§ Brief
Please repeat every entry, keeping each one exactly the same.

_____

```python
class Context:

    def __init__(self, device=None):
        self.lib = _lib.load()
        if device is None:
            device = int(os.environ.get("LOCAL_RANK", "0"))
        h = c_vp()
        rc = self.lib.gpx_create(int(device), C.byref(h))
        if rc != 0:
            raise RuntimeError("gpexp_amd needs an MI355X: " + self.lib.gpx_last_error().decode())
# ... 617 lines not shown

def var_grad(ctx, spec, L, X, Z, noise_deriv=None, eval_bias=None, dk_bias=None):
    out = np.empty((X.shape[0] * spec.d, Z.shape[0]))
    nd = as_f64(noise_deriv) if noise_deriv is not None else None
    eb = as_f64(eval_bias) if eval_bias is not None else None
    db = as_f64(dk_bias) if dk_bias is not None else None
    check(ctx.lib.gpx_var_grad(ctx.h, *spec.args(), L.h, X.h, Z.h, dptr(nd), dptr(eb), dptr(db), dptr(out)))
    return out


def var_grad_newpt(ctx, spec, L, X, Z):
    out = np.empty(Z.shape[0] * spec.d)
    check(ctx.lib.gpx_var_grad_newpt(ctx.h, *spec.args(), L.h, X.h, Z.h, dptr(out)))
    return out


def kfill_plan(ctx, spec, X, Z=None):
    ex = C.c_int()
    cen = np.zeros(spec.d)
    check(ctx.lib.gpx_dbg_kfill_plan(ctx.h, *spec.args(), X.h, Z.h if Z is not None else None, C.byref(ex), dptr(cen)))
    return bool(ex.value), cen


def dbg_gemm_tri(ctx, A, B, Cm, bt, accumulate, tri):
    check(ctx.lib.gpx_dbg_gemm_tri(ctx.h, A.h, B.h, Cm.h, int(bt), int(accumulate), int(tri)))


def dbg_gemm_ksplit(ctx, A, B, Cm, mode, parts):
    check(ctx.lib.gpx_dbg_gemm_ksplit(ctx.h, A.h, B.h, Cm.h, int(mode), int(parts)))


def dbg_gemm(ctx, A, B, Cm, bt, accumulate, lower=False):
    check(ctx.lib.gpx_dbg_gemm(ctx.h, A.h, B.h, Cm.h, int(bt), int(accumulate), int(lower)))
```

### include/gpx_debug.h

```cpp
#ifndef GPX_DEBUG_H
#define GPX_DEBUG_H
#include "gpx.h"
#ifdef __cplusplus
extern "C" {
#endif

int gpx_dbg_gemm(gpx_ctx* ctx, const gpx_mat* A, const gpx_mat* B, gpx_mat* C, int bt, int accumulate, int lower);
int gpx_dbg_gemm_tri(gpx_ctx* ctx, const gpx_mat* A, const gpx_mat* B, gpx_mat* C, int bt, int accumulate, int tri);
int gpx_dbg_gemm_ksplit(gpx_ctx* ctx, const gpx_mat* A, const gpx_mat* B, gpx_mat* C, int mode, int parts);
int gpx_dbg_spin(gpx_ctx* ctx, int ms);
int64_t gpx_dbg_guard_violations(gpx_ctx* ctx);
int gpx_dbg_guard_selftest(gpx_ctx* ctx);
int gpx_dbg_panel_bcast_plan(int W, int me, int64_t small_elems, int npieces, const int64_t* counts, const int* roots,
                             int64_t* ops, int64_t max_ops, int64_t* nops);
int gpx_dbg_colreduce_plan(int64_t rows, int64_t pcols, int64_t* nchunk, int64_t* bound_elems);
int gpx_dbg_kfill_plan(gpx_ctx* ctx, int kind, int d, const double* hyp, int nhyp, const gpx_mat* X, const gpx_mat* Z,
                       int* exact, double* center);

int gpx_dbg_spin_us(gpx_ctx* ctx, int64_t us);
int gpx_dbg_stamp(gpx_ctx* ctx, int slot);
int gpx_dbg_spin_until(gpx_ctx* ctx, int slot, int64_t us);
int gpx_dbg_event_elapsed(gpx_ctx* ctx, int id0, int id1, double* ms);

int gpx_dbg_leaf_stamps(gpx_ctx* ctx, gpx_mat* K, int fast, int64_t* out30);

#ifdef __cplusplus
}
#endif
#endif
```

Before: 97150 points/s.

## Use one-level Strassen for large GEMM updates in left out-of-place TRSM

Adds a one-level Strassen GEMM path for the trailing updates inside the recursive left triangular solve, used when the update block is large (at least 8192 rows and inner dimension, 4096 columns). Operand sums are formed by a small elementwise kernel. Five of the seven half-size products use a new dual-destination epilogue that subtracts into two C quadrants at once, so no temporary product buffers are needed. The aim is to cut roughly one eighth of the FP64 multiply work in the dominant solve GEMMs. The costs are extra scratch memory, extra memory traffic for the sums and the read-modify-write of two outputs, and slightly weaker numerical error bounds. It can be turned off with GPX_STRASSEN=0.

```diff
diff --git a/gpexp_amd/_lib.py b/gpexp_amd/_lib.py
--- a/gpexp_amd/_lib.py
+++ b/gpexp_amd/_lib.py
@@ -151,6 +151,7 @@
     "gpx_profile_reset": (C.c_int, [c_vp]),
     "gpx_profile_get": (C.c_int, [c_vp, C.c_int, c_ip, c_dp, c_dp, c_dp]),
     "gpx_dbg_gemm": (C.c_int, [c_vp, c_vp, c_vp, c_vp, C.c_int, C.c_int, C.c_int]),
+    "gpx_dbg_gemm_strassen": (C.c_int, [c_vp, c_vp, c_vp, c_vp]),
     "gpx_dbg_gemm_tri": (C.c_int, [c_vp, c_vp, c_vp, c_vp, C.c_int, C.c_int, C.c_int]),
     "gpx_dbg_gemm_ksplit": (C.c_int, [c_vp, c_vp, c_vp, c_vp, C.c_int, C.c_int]),
     "gpx_dbg_kfill_plan": (C.c_int, [c_vp, C.c_int, C.c_int, c_dp, C.c_int, c_vp, c_vp, C.POINTER(C.c_int), c_dp]),
diff --git a/gpexp_amd/csrc/api.hip b/gpexp_amd/csrc/api.hip
--- a/gpexp_amd/csrc/api.hip
+++ b/gpexp_amd/csrc/api.hip
@@ -1439,4 +1439,13 @@
   return 0;
 }
 
-}
+int gpx_dbg_gemm_strassen(gpx_ctx* ctx, const gpx_mat* A, const gpx_mat* B, gpx_mat* C) {
+  GPX_ARG(ctx && A && B && C, "NULL argument");
+  const int64_t m = C->prows, n = C->pcols, k = A->pcols;
+  GPX_ARG(A->prows == m && B->prows == k && B->pcols == n, "operand shapes");
+  GPX_TRY(launch_gemm_strassen(ctx, A->p, A->ld, B->p, B->ld, C->p, C->ld, m, n, k, nullptr, 0));
+  GPX_HIP(hipStreamSynchronize(ctx->stream));
+  return 0;
+}
+
+}
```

_____

§ Response
```python
class Context:

    def __init__(self, device=None):
        self.lib = _lib.load()
        if device is None:
            device = int(os.environ.get("LOCAL_RANK", "0"))
        h = c_vp()
        rc = self.lib.gpx_create(int(device), C.byref(h))
        if rc != 0:
            raise RuntimeError("gpexp_amd needs an MI355X: " + self.lib.gpx_last_error().decode())
# ... 617 lines not shown

def var_grad(ctx, spec, L, X, Z, noise_deriv=None, eval_bias=None, dk_bias=None):
    out = np.empty((X.shape[0] * spec.d, Z.shape[0]))
    nd = as_f64(noise_deriv) if noise_deriv is not None else None
    eb = as_f64(eval_bias) if eval_bias is not None else None
    db = as_f64(dk_bias) if dk_bias is not None else None
    check(ctx.lib.gpx_var_grad(ctx.h, *spec.args(), L.h, X.h, Z.h, dptr(nd), dptr(eb), dptr(db), dptr(out)))
    return out


def var_grad_newpt(ctx, spec, L, X, Z):
    out = np.empty(Z.shape[0] * spec.d)
    check(ctx.lib.gpx_var_grad_newpt(ctx.h, *spec.args(), L.h, X.h, Z.h, dptr(out)))
    return out


def kfill_plan(ctx, spec, X, Z=None):
    ex = C.c_int()
    cen = np.zeros(spec.d)
    check(ctx.lib.gpx_dbg_kfill_plan(ctx.h, *spec.args(), X.h, Z.h if Z is not None else None, C.byref(ex), dptr(cen)))
    return bool(ex.value), cen


def dbg_gemm_tri(ctx, A, B, Cm, bt, accumulate, tri):
    check(ctx.lib.gpx_dbg_gemm_tri(ctx.h, A.h, B.h, Cm.h, int(bt), int(accumulate), int(tri)))


def dbg_gemm_ksplit(ctx, A, B, Cm, mode, parts):
    check(ctx.lib.gpx_dbg_gemm_ksplit(ctx.h, A.h, B.h, Cm.h, int(mode), int(parts)))


def dbg_gemm(ctx, A, B, Cm, bt, accumulate, lower=False):
    check(ctx.lib.gpx_dbg_gemm(ctx.h, A.h, B.h, Cm.h, int(bt), int(accumulate), int(lower)))
```

### include/gpx_debug.h

```cpp
#ifndef GPX_DEBUG_H
#define GPX_DEBUG_H
#include "gpx.h"
#ifdef __cplusplus
extern "C" {
#endif

int gpx_dbg_gemm(gpx_ctx* ctx, const gpx_mat* A, const gpx_mat* B, gpx_mat* C, int bt, int accumulate, int lower);
int gpx_dbg_gemm_tri(gpx_ctx* ctx, const gpx_mat* A, const gpx_mat* B, gpx_mat* C, int bt, int accumulate, int tri);
int gpx_dbg_gemm_ksplit(gpx_ctx* ctx, const gpx_mat* A, const gpx_mat* B, gpx_mat* C, int mode, int parts);
int gpx_dbg_spin(gpx_ctx* ctx, int ms);
int64_t gpx_dbg_guard_violations(gpx_ctx* ctx);
int gpx_dbg_guard_selftest(gpx_ctx* ctx);
int gpx_dbg_panel_bcast_plan(int W, int me, int64_t small_elems, int npieces, const int64_t* counts, const int* roots,
                             int64_t* ops, int64_t max_ops, int64_t* nops);
int gpx_dbg_colreduce_plan(int64_t rows, int64_t pcols, int64_t* nchunk, int64_t* bound_elems);
int gpx_dbg_kfill_plan(gpx_ctx* ctx, int kind, int d, const double* hyp, int nhyp, const gpx_mat* X, const gpx_mat* Z,
                       int* exact, double* center);

int gpx_dbg_spin_us(gpx_ctx* ctx, int64_t us);
int gpx_dbg_stamp(gpx_ctx* ctx, int slot);
int gpx_dbg_spin_until(gpx_ctx* ctx, int slot, int64_t us);
int gpx_dbg_event_elapsed(gpx_ctx* ctx, int id0, int id1, double* ms);

int gpx_dbg_leaf_stamps(gpx_ctx* ctx, gpx_mat* K, int fast, int64_t* out30);

#ifdef __cplusplus
}
#endif
#endif
```

Before: 97150 points/s.

## Use one-level Strassen for large GEMM updates in left out-of-place TRSM

Adds a one-level Strassen GEMM path for the trailing updates inside the recursive left triangular solve, used when the update block is large (at least 8192 rows and inner dimension, 4096 columns). Operand sums are formed by a small elementwise kernel. Five of the seven half-size products use a new dual-destination epilogue that subtracts into two C quadrants at once, so no temporary product buffers are needed. The aim is to cut roughly one eighth of the FP64 multiply work in the dominant solve GEMMs. The costs are extra scratch memory, extra memory traffic for the sums and the read-modify-write of two outputs, and slightly weaker numerical error bounds. It can be turned off with GPX_STRASSEN=0.

```diff
diff --git a/gpexp_amd/_lib.py b/gpexp_amd/_lib.py
--- a/gpexp_amd/_lib.py
+++ b/gpexp_amd/_lib.py
@@ -151,6 +151,7 @@
     "gpx_profile_reset": (C.c_int, [c_vp]),
     "gpx_profile_get": (C.c_int, [c_vp, C.c_int, c_ip, c_dp, c_dp, c_dp]),
     "gpx_dbg_gemm": (C.c_int, [c_vp, c_vp, c_vp, c_vp, C.c_int, C.c_int, C.c_int]),
+    "gpx_dbg_gemm_strassen": (C.c_int, [c_vp, c_vp, c_vp, c_vp]),
     "gpx_dbg_gemm_tri": (C.c_int, [c_vp, c_vp, c_vp, c_vp, C.c_int, C.c_int, C.c_int]),
     "gpx_dbg_gemm_ksplit": (C.c_int, [c_vp, c_vp, c_vp, c_vp, C.c_int, C.c_int]),
     "gpx_dbg_kfill_plan": (C.c_int, [c_vp, C.c_int, C.c_int, c_dp, C.c_int, c_vp, c_vp, C.POINTER(C.c_int), c_dp]),
diff --git a/gpexp_amd/csrc/api.hip b/gpexp_amd/csrc/api.hip
--- a/gpexp_amd/csrc/api.hip
+++ b/gpexp_amd/csrc/api.hip
@@ -1439,4 +1439,13 @@
   return 0;
 }
 
-}
+int gpx_dbg_gemm_strassen(gpx_ctx* ctx, const gpx_mat* A, const gpx_mat* B, gpx_mat* C) {
+  GPX_ARG(ctx && A && B && C, "NULL argument");
+  const int64_t m = C->prows, n = C->pcols, k = A->pcols;
+  GPX_ARG(A->prows == m && B->prows == k && B->pcols == n, "operand shapes");
+  GPX_TRY(launch_gemm_strassen(ctx, A->p, A->ld, B->p, B->ld, C->p, C->ld, m, n, k, nullptr, 0));
+  GPX_HIP(hipStreamSynchronize(ctx->stream));
+  return 0;
+}
+
+}
```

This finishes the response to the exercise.